[Dataset entries]
════════════════

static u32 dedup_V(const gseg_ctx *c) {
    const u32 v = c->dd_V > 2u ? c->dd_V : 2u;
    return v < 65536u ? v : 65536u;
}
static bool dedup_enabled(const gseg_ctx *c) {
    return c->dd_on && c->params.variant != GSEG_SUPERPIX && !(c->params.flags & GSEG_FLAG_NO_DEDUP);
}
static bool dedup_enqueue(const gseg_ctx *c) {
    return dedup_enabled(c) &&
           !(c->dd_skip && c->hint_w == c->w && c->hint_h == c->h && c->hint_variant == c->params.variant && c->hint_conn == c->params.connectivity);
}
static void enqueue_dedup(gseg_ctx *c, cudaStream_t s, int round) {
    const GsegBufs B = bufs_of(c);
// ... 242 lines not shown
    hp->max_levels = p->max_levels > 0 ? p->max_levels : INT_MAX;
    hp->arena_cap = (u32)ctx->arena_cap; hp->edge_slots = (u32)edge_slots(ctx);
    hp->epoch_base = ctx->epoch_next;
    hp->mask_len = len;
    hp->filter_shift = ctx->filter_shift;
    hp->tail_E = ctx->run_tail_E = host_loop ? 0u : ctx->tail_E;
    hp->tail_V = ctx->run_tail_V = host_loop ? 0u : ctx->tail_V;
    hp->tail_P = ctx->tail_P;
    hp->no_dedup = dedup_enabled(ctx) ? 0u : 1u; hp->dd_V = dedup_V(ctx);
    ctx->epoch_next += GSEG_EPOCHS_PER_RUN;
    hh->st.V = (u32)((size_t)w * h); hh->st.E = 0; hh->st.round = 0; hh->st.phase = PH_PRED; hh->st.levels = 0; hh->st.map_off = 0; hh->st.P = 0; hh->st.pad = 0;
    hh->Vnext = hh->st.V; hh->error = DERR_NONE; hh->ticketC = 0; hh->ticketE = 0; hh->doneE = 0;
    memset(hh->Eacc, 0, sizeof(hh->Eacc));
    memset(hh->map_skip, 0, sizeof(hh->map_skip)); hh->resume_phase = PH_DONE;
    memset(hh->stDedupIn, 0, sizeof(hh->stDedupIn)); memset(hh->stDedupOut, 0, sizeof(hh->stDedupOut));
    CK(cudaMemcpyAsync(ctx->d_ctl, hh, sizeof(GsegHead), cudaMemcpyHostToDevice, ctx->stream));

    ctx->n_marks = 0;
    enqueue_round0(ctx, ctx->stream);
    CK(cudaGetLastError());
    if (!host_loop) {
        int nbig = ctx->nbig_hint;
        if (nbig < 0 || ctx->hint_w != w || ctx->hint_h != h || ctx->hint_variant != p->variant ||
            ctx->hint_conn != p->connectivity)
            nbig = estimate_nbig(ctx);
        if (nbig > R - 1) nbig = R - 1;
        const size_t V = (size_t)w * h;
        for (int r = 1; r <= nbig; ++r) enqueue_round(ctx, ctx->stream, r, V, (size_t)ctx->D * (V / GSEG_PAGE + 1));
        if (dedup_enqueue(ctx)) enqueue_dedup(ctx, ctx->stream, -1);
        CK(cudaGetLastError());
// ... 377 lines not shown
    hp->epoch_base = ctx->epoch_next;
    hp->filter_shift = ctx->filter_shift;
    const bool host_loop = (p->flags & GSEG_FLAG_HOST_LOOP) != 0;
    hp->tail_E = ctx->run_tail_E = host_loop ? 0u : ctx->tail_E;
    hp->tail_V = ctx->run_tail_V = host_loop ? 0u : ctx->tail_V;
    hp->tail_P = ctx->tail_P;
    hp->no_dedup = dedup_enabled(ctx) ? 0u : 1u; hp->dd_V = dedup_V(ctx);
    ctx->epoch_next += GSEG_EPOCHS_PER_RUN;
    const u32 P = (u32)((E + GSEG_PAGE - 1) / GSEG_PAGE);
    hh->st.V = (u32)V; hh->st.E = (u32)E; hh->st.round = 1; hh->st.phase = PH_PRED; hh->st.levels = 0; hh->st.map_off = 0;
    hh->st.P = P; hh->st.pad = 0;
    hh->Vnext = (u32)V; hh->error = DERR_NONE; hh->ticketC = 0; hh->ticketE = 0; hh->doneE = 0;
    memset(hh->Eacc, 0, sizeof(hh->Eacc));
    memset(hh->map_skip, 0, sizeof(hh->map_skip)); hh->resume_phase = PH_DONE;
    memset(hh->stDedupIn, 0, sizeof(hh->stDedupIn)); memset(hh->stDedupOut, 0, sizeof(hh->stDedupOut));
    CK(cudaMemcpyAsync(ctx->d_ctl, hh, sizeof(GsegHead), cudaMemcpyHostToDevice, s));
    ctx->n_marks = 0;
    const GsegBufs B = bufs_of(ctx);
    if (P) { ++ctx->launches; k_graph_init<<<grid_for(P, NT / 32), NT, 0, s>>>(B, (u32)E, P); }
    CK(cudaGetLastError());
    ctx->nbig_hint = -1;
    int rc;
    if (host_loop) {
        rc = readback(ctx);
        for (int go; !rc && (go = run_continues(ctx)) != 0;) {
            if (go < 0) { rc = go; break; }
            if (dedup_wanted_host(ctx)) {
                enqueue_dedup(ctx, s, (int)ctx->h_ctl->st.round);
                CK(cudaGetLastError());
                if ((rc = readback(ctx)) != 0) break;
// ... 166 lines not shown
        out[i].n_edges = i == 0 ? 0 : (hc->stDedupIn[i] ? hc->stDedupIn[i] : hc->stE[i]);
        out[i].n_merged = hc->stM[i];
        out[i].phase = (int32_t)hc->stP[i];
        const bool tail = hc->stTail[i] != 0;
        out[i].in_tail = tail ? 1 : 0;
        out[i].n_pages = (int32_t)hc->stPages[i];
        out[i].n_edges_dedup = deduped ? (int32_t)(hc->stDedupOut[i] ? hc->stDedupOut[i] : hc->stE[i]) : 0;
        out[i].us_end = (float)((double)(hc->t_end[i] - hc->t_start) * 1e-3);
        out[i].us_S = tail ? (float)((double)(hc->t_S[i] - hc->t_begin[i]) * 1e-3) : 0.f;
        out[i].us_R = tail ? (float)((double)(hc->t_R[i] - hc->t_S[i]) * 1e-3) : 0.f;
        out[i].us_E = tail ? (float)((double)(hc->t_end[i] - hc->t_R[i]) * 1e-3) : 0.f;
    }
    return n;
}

════════════════

== The problem ==
What is needed is an exact transcription of every entry.

== Solution for this problem ==
static u32 dedup_V(const gseg_ctx *c) {
    const u32 v = c->dd_V > 2u ? c->dd_V : 2u;
    return v < 65536u ? v : 65536u;
}
static bool dedup_enabled(const gseg_ctx *c) {
    return c->dd_on && c->params.variant != GSEG_SUPERPIX && !(c->params.flags & GSEG_FLAG_NO_DEDUP);
}
static bool dedup_enqueue(const gseg_ctx *c) {
    return dedup_enabled(c) &&
           !(c->dd_skip && c->hint_w == c->w && c->hint_h == c->h && c->hint_variant == c->params.variant && c->hint_conn == c->params.connectivity);
}
static void enqueue_dedup(gseg_ctx *c, cudaStream_t s, int round) {
    const GsegBufs B = bufs_of(c);
// ... 242 lines not shown
    hp->max_levels = p->max_levels > 0 ? p->max_levels : INT_MAX;
    hp->arena_cap = (u32)ctx->arena_cap; hp->edge_slots = (u32)edge_slots(ctx);
    hp->epoch_base = ctx->epoch_next;
    hp->mask_len = len;
    hp->filter_shift = ctx->filter_shift;
    hp->tail_E = ctx->run_tail_E = host_loop ? 0u : ctx->tail_E;
    hp->tail_V = ctx->run_tail_V = host_loop ? 0u : ctx->tail_V;
    hp->tail_P = ctx->tail_P;
    hp->no_dedup = dedup_enabled(ctx) ? 0u : 1u; hp->dd_V = dedup_V(ctx);
    ctx->epoch_next += GSEG_EPOCHS_PER_RUN;
    hh->st.V = (u32)((size_t)w * h); hh->st.E = 0; hh->st.round = 0; hh->st.phase = PH_PRED; hh->st.levels = 0; hh->st.map_off = 0; hh->st.P = 0; hh->st.pad = 0;
    hh->Vnext = hh->st.V; hh->error = DERR_NONE; hh->ticketC = 0; hh->ticketE = 0; hh->doneE = 0;
    memset(hh->Eacc, 0, sizeof(hh->Eacc));
    memset(hh->map_skip, 0, sizeof(hh->map_skip)); hh->resume_phase = PH_DONE;
    memset(hh->stDedupIn, 0, sizeof(hh->stDedupIn)); memset(hh->stDedupOut, 0, sizeof(hh->stDedupOut));
    CK(cudaMemcpyAsync(ctx->d_ctl, hh, sizeof(GsegHead), cudaMemcpyHostToDevice, ctx->stream));

    ctx->n_marks = 0;
    enqueue_round0(ctx, ctx->stream);
    CK(cudaGetLastError());
    if (!host_loop) {
        int nbig = ctx->nbig_hint;
        if (nbig < 0 || ctx->hint_w != w || ctx->hint_h != h || ctx->hint_variant != p->variant ||
            ctx->hint_conn != p->connectivity)
            nbig = estimate_nbig(ctx);
        if (nbig > R - 1) nbig = R - 1;
        const size_t V = (size_t)w * h;
        for (int r = 1; r <= nbig; ++r) enqueue_round(ctx, ctx->stream, r, V, (size_t)ctx->D * (V / GSEG_PAGE + 1));
        if (dedup_enqueue(ctx)) enqueue_dedup(ctx, ctx->stream, -1);
        CK(cudaGetLastError());
// ... 377 lines not shown
    hp->epoch_base = ctx->epoch_next;
    hp->filter_shift = ctx->filter_shift;
    const bool host_loop = (p->flags & GSEG_FLAG_HOST_LOOP) != 0;
    hp->tail_E = ctx->run_tail_E = host_loop ? 0u : ctx->tail_E;
    hp->tail_V = ctx->run_tail_V = host_loop ? 0u : ctx->tail_V;
    hp->tail_P = ctx->tail_P;
    hp->no_dedup = dedup_enabled(ctx) ? 0u : 1u; hp->dd_V = dedup_V(ctx);
    ctx->epoch_next += GSEG_EPOCHS_PER_RUN;
    const u32 P = (u32)((E + GSEG_PAGE - 1) / GSEG_PAGE);
    hh->st.V = (u32)V; hh->st.E = (u32)E; hh->st.round = 1; hh->st.phase = PH_PRED; hh->st.levels = 0; hh->st.map_off = 0;
    hh->st.P = P; hh->st.pad = 0;
    hh->Vnext = (u32)V; hh->error = DERR_NONE; hh->ticketC = 0; hh->ticketE = 0; hh->doneE = 0;
    memset(hh->Eacc, 0, sizeof(hh->Eacc));
    memset(hh->map_skip, 0, sizeof(hh->map_skip)); hh->resume_phase = PH_DONE;
    memset(hh->stDedupIn, 0, sizeof(hh->stDedupIn)); memset(hh->stDedupOut, 0, sizeof(hh->stDedupOut));
    CK(cudaMemcpyAsync(ctx->d_ctl, hh, sizeof(GsegHead), cudaMemcpyHostToDevice, s));
    ctx->n_marks = 0;
    const GsegBufs B = bufs_of(ctx);
    if (P) { ++ctx->launches; k_graph_init<<<grid_for(P, NT / 32), NT, 0, s>>>(B, (u32)E, P); }
    CK(cudaGetLastError());
    ctx->nbig_hint = -1;
    int rc;
    if (host_loop) {
        rc = readback(ctx);
        for (int go; !rc && (go = run_continues(ctx)) != 0;) {
            if (go < 0) { rc = go; break; }
            if (dedup_wanted_host(ctx)) {
                enqueue_dedup(ctx, s, (int)ctx->h_ctl->st.round);
                CK(cudaGetLastError());
                if ((rc = readback(ctx)) != 0) break;
// ... 166 lines not shown
        out[i].n_edges = i == 0 ? 0 : (hc->stDedupIn[i] ? hc->stDedupIn[i] : hc->stE[i]);
        out[i].n_merged = hc->stM[i];
        out[i].phase = (int32_t)hc->stP[i];
        const bool tail = hc->stTail[i] != 0;
        out[i].in_tail = tail ? 1 : 0;
        out[i].n_pages = (int32_t)hc->stPages[i];
        out[i].n_edges_dedup = deduped ? (int32_t)(hc->stDedupOut[i] ? hc->stDedupOut[i] : hc->stE[i]) : 0;
        out[i].us_end = (float)((double)(hc->t_end[i] - hc->t_start) * 1e-3);
        out[i].us_S = tail ? (float)((double)(hc->t_S[i] - hc->t_begin[i]) * 1e-3) : 0.f;
        out[i].us_R = tail ? (float)((double)(hc->t_R[i] - hc->t_S[i]) * 1e-3) : 0.f;
        out[i].us_E = tail ? (float)((double)(hc->t_end[i] - hc->t_R[i]) * 1e-3) : 0.f;
    }
    return n;
}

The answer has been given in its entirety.